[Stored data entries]
------------------------------------
-                  if (kact && J < N1 && (flag & need) == need && !((DEBUG(p) & 16) && (oj & 1))) line[voff] = v[kp][oj];
-                  line += lenI * lenJ * (int)T2;
-                }
-              }
-            }
-          }
-        }
-        NH_TICK(6)
-        if (!arrived) half_arrive(hcnt);
-        half_wait(hcnt, htarget);
-        NH_TICK(7)
-        {
-          double2 *z = reinterpret_cast<double2 *>(acc + slot_of(s - 2));
-          for (int t = lt; t < PS / 2; t += G) z[t] = make_double2(0., 0.);
-        }
-        NH_TICK(9)
-        if (needv && !staged) stage_vertices();
-      }
-      if (mathrole) { NH_TICK(1) } else { NH_TICK(4) }
-      lds_barrier();
-      if (mathrole) { NH_TICK(2) } else { NH_TICK(5) }
-    }
-    u += B - A;
+  if (!MASS && !COEF && sp.cls == NH_P1_INTERIOR) {
+#define NH_P1HEX_BND false
+#include "nh_p1hex_skew_run.inc"
+#undef NH_P1HEX_BND
+  } else {
+#define NH_P1HEX_BND true
+#include "nh_p1hex_skew_run.inc"
+#undef NH_P1HEX_BND
   }
 #ifdef NH_ABLATION
   if (p.tdbg && tid == 0) {
-    p.tdbg[16 + 4 * blockIdx.x] = clock64() - tstart;
-    p.tdbg[16 + 4 * blockIdx.x + 1] = nfast;
-    p.tdbg[16 + 4 * blockIdx.x + 2] = nslow;
+    p.tdbg[32 + 4 * blockIdx.x] = clock64() - tstart;
+    p.tdbg[32 + 4 * blockIdx.x + 1] = nfast;
+    p.tdbg[32 + 4 * blockIdx.x + 2] = nslow;
+    p.tdbg[32 + 4 * blockIdx.x + 3] = sp.cls;
   }
   if (p.tdbg && (tid & 63) == 0)
-    for (int i = 0; i < 10; ++i) atomicAdd((unsigned long long *)p.tdbg + i, (unsigned long long)tacc[i]);
+    for (int i = 0; i < 10; ++i) atomicAdd((unsigned long long *)p.tdbg + (sp.cls == NH_P1_INTERIOR ? 0 : 10) + i, (unsigned long long)tacc[i]);
 #endif
 }
 #undef NH_TICK
@@ -710,10 +554,16 @@
 #ifdef NH_ABLATION
   p.debug = getenv("NH_P1HEX_DEBUG") ? atoi(getenv("NH_P1HEX_DEBUG")) : 0;
 #endif
-  p.wbnd = 20;
-#ifdef NH_ABLATION
-  static const int wbnd_env = getenv("NH_P1HEX_WBND") ? std::min(64, std::max(8, atoi(getenv("NH_P1HEX_WBND")))) : 20;
-  p.wbnd = getenv("NH_P1HEX_STAGE_LATE") ? -wbnd_env : wbnd_env;
+  p.wlow = NH_P1HEX_WLOW_DEFAULT;
+  p.whigh = NH_P1HEX_WHIGH_DEFAULT;
+  p.wclow = NH_P1HEX_WCLOW_DEFAULT;
+  p.wchigh = NH_P1HEX_WCHIGH_DEFAULT;
+#ifdef NH_ABLATION
+  if (getenv("NH_P1HEX_WLOW")) p.wlow = std::min(64, std::max(8, atoi(getenv("NH_P1HEX_WLOW"))));
+  if (getenv("NH_P1HEX_WHIGH")) p.whigh = std::min(64, std::max(8, atoi(getenv("NH_P1HEX_WHIGH"))));
+  if (getenv("NH_P1HEX_WCLOW")) p.wclow = std::min(64, std::max(8, atoi(getenv("NH_P1HEX_WCLOW"))));
+  if (getenv("NH_P1HEX_WCHIGH")) p.wchigh = std::min(64, std::max(8, atoi(getenv("NH_P1HEX_WCHIGH"))));
+  if (getenv("NH_P1HEX_STAGE_LATE")) p.wlow = -p.wlow;
 #endif
   constexpr int TJ = 16, TK = 16, L = 2, NTM = L * TJ * TK, NS = VEC ? 1 : 15, VW = VEC ? 4 : 3;
   int dev = 0;
@@ -747,23 +597,47 @@
   }
 #ifdef NH_ABLATION
   static long long *tdbg = nullptr;
-  if (!tdbg) NH_CHECK_HIP(hipMalloc((void **)&tdbg, (16 + 4 * 1024) * sizeof(long long)));
-  NH_CHECK_HIP(hipMemsetAsync(tdbg, 0, (16 + 4 * 1024) * sizeof(long long), nh_stream(stream)));
+  if (!tdbg) NH_CHECK_HIP(hipMalloc((void **)&tdbg, (32 + 4 * 1024) * sizeof(long long)));
+  NH_CHECK_HIP(hipMemsetAsync(tdbg, 0, (32 + 4 * 1024) * sizeof(long long), nh_stream(stream)));
   p.tdbg = getenv("NH_P1HEX_TIMERS") ? tdbg : nullptr;
 #endif
+  {
+    const P1SplitGeom geom = {p.nbj, p.nbk, p.pl1 - p.pl0, p.wlow < 0 ? -p.wlow : p.wlow, p.whigh, p.wclow, p.wchigh};
+    const P1SplitClasses c = nh_p1hex_split_classes(geom, grid);
+    p.gb = (int)c.gb, p.nfront = (int)c.nfront;
+  }
   hipLaunchKernelGGL(kern, dim3(grid), dim3(NTM), ldsm, nh_stream(stream), p);
   NH_LAUNCH_CHECK();
 #ifdef NH_ABLATION
   if (p.tdbg) {
-    static long long h[16 + 4 * 1024];
+    static long long h[32 + 4 * 1024];
     NH_CHECK_HIP(hipMemcpy(h, tdbg, sizeof h, hipMemcpyDeviceToHost));
-    if (getenv("NH_P1HEX_WGTIMES"))
-      for (unsigned g = 0; g < grid; ++g) fprintf(stderr, "wg %u cycles %lld fast %lld slow %lld\n", g, h[16 + 4 * g], h[16 + 4 * g + 1], h[16 + 4 * g + 2]);
     const double nw = (double)grid * (NTM / 64);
------------------------------------
The records above should be repeated in full, exactly as given.

**TASK RESPONSE**
-                  if (kact && J < N1 && (flag & need) == need && !((DEBUG(p) & 16) && (oj & 1))) line[voff] = v[kp][oj];
-                  line += lenI * lenJ * (int)T2;
-                }
-              }
-            }
-          }
-        }
-        NH_TICK(6)
-        if (!arrived) half_arrive(hcnt);
-        half_wait(hcnt, htarget);
-        NH_TICK(7)
-        {
-          double2 *z = reinterpret_cast<double2 *>(acc + slot_of(s - 2));
-          for (int t = lt; t < PS / 2; t += G) z[t] = make_double2(0., 0.);
-        }
-        NH_TICK(9)
-        if (needv && !staged) stage_vertices();
-      }
-      if (mathrole) { NH_TICK(1) } else { NH_TICK(4) }
-      lds_barrier();
-      if (mathrole) { NH_TICK(2) } else { NH_TICK(5) }
-    }
-    u += B - A;
+  if (!MASS && !COEF && sp.cls == NH_P1_INTERIOR) {
+#define NH_P1HEX_BND false
+#include "nh_p1hex_skew_run.inc"
+#undef NH_P1HEX_BND
+  } else {
+#define NH_P1HEX_BND true
+#include "nh_p1hex_skew_run.inc"
+#undef NH_P1HEX_BND
   }
 #ifdef NH_ABLATION
   if (p.tdbg && tid == 0) {
-    p.tdbg[16 + 4 * blockIdx.x] = clock64() - tstart;
-    p.tdbg[16 + 4 * blockIdx.x + 1] = nfast;
-    p.tdbg[16 + 4 * blockIdx.x + 2] = nslow;
+    p.tdbg[32 + 4 * blockIdx.x] = clock64() - tstart;
+    p.tdbg[32 + 4 * blockIdx.x + 1] = nfast;
+    p.tdbg[32 + 4 * blockIdx.x + 2] = nslow;
+    p.tdbg[32 + 4 * blockIdx.x + 3] = sp.cls;
   }
   if (p.tdbg && (tid & 63) == 0)
-    for (int i = 0; i < 10; ++i) atomicAdd((unsigned long long *)p.tdbg + i, (unsigned long long)tacc[i]);
+    for (int i = 0; i < 10; ++i) atomicAdd((unsigned long long *)p.tdbg + (sp.cls == NH_P1_INTERIOR ? 0 : 10) + i, (unsigned long long)tacc[i]);
 #endif
 }
 #undef NH_TICK
@@ -710,10 +554,16 @@
 #ifdef NH_ABLATION
   p.debug = getenv("NH_P1HEX_DEBUG") ? atoi(getenv("NH_P1HEX_DEBUG")) : 0;
 #endif
-  p.wbnd = 20;
-#ifdef NH_ABLATION
-  static const int wbnd_env = getenv("NH_P1HEX_WBND") ? std::min(64, std::max(8, atoi(getenv("NH_P1HEX_WBND")))) : 20;
-  p.wbnd = getenv("NH_P1HEX_STAGE_LATE") ? -wbnd_env : wbnd_env;
+  p.wlow = NH_P1HEX_WLOW_DEFAULT;
+  p.whigh = NH_P1HEX_WHIGH_DEFAULT;
+  p.wclow = NH_P1HEX_WCLOW_DEFAULT;
+  p.wchigh = NH_P1HEX_WCHIGH_DEFAULT;
+#ifdef NH_ABLATION
+  if (getenv("NH_P1HEX_WLOW")) p.wlow = std::min(64, std::max(8, atoi(getenv("NH_P1HEX_WLOW"))));
+  if (getenv("NH_P1HEX_WHIGH")) p.whigh = std::min(64, std::max(8, atoi(getenv("NH_P1HEX_WHIGH"))));
+  if (getenv("NH_P1HEX_WCLOW")) p.wclow = std::min(64, std::max(8, atoi(getenv("NH_P1HEX_WCLOW"))));
+  if (getenv("NH_P1HEX_WCHIGH")) p.wchigh = std::min(64, std::max(8, atoi(getenv("NH_P1HEX_WCHIGH"))));
+  if (getenv("NH_P1HEX_STAGE_LATE")) p.wlow = -p.wlow;
 #endif
   constexpr int TJ = 16, TK = 16, L = 2, NTM = L * TJ * TK, NS = VEC ? 1 : 15, VW = VEC ? 4 : 3;
   int dev = 0;
@@ -747,23 +597,47 @@
   }
 #ifdef NH_ABLATION
   static long long *tdbg = nullptr;
-  if (!tdbg) NH_CHECK_HIP(hipMalloc((void **)&tdbg, (16 + 4 * 1024) * sizeof(long long)));
-  NH_CHECK_HIP(hipMemsetAsync(tdbg, 0, (16 + 4 * 1024) * sizeof(long long), nh_stream(stream)));
+  if (!tdbg) NH_CHECK_HIP(hipMalloc((void **)&tdbg, (32 + 4 * 1024) * sizeof(long long)));
+  NH_CHECK_HIP(hipMemsetAsync(tdbg, 0, (32 + 4 * 1024) * sizeof(long long), nh_stream(stream)));
   p.tdbg = getenv("NH_P1HEX_TIMERS") ? tdbg : nullptr;
 #endif
+  {
+    const P1SplitGeom geom = {p.nbj, p.nbk, p.pl1 - p.pl0, p.wlow < 0 ? -p.wlow : p.wlow, p.whigh, p.wclow, p.wchigh};
+    const P1SplitClasses c = nh_p1hex_split_classes(geom, grid);
+    p.gb = (int)c.gb, p.nfront = (int)c.nfront;
+  }
   hipLaunchKernelGGL(kern, dim3(grid), dim3(NTM), ldsm, nh_stream(stream), p);
   NH_LAUNCH_CHECK();
 #ifdef NH_ABLATION
   if (p.tdbg) {
-    static long long h[16 + 4 * 1024];
+    static long long h[32 + 4 * 1024];
     NH_CHECK_HIP(hipMemcpy(h, tdbg, sizeof h, hipMemcpyDeviceToHost));
-    if (getenv("NH_P1HEX_WGTIMES"))
-      for (unsigned g = 0; g < grid; ++g) fprintf(stderr, "wg %u cycles %lld fast %lld slow %lld\n", g, h[16 + 4 * g], h[16 + 4 * g + 1], h[16 + 4 * g + 2]);
     const double nw = (double)grid * (NTM / 64);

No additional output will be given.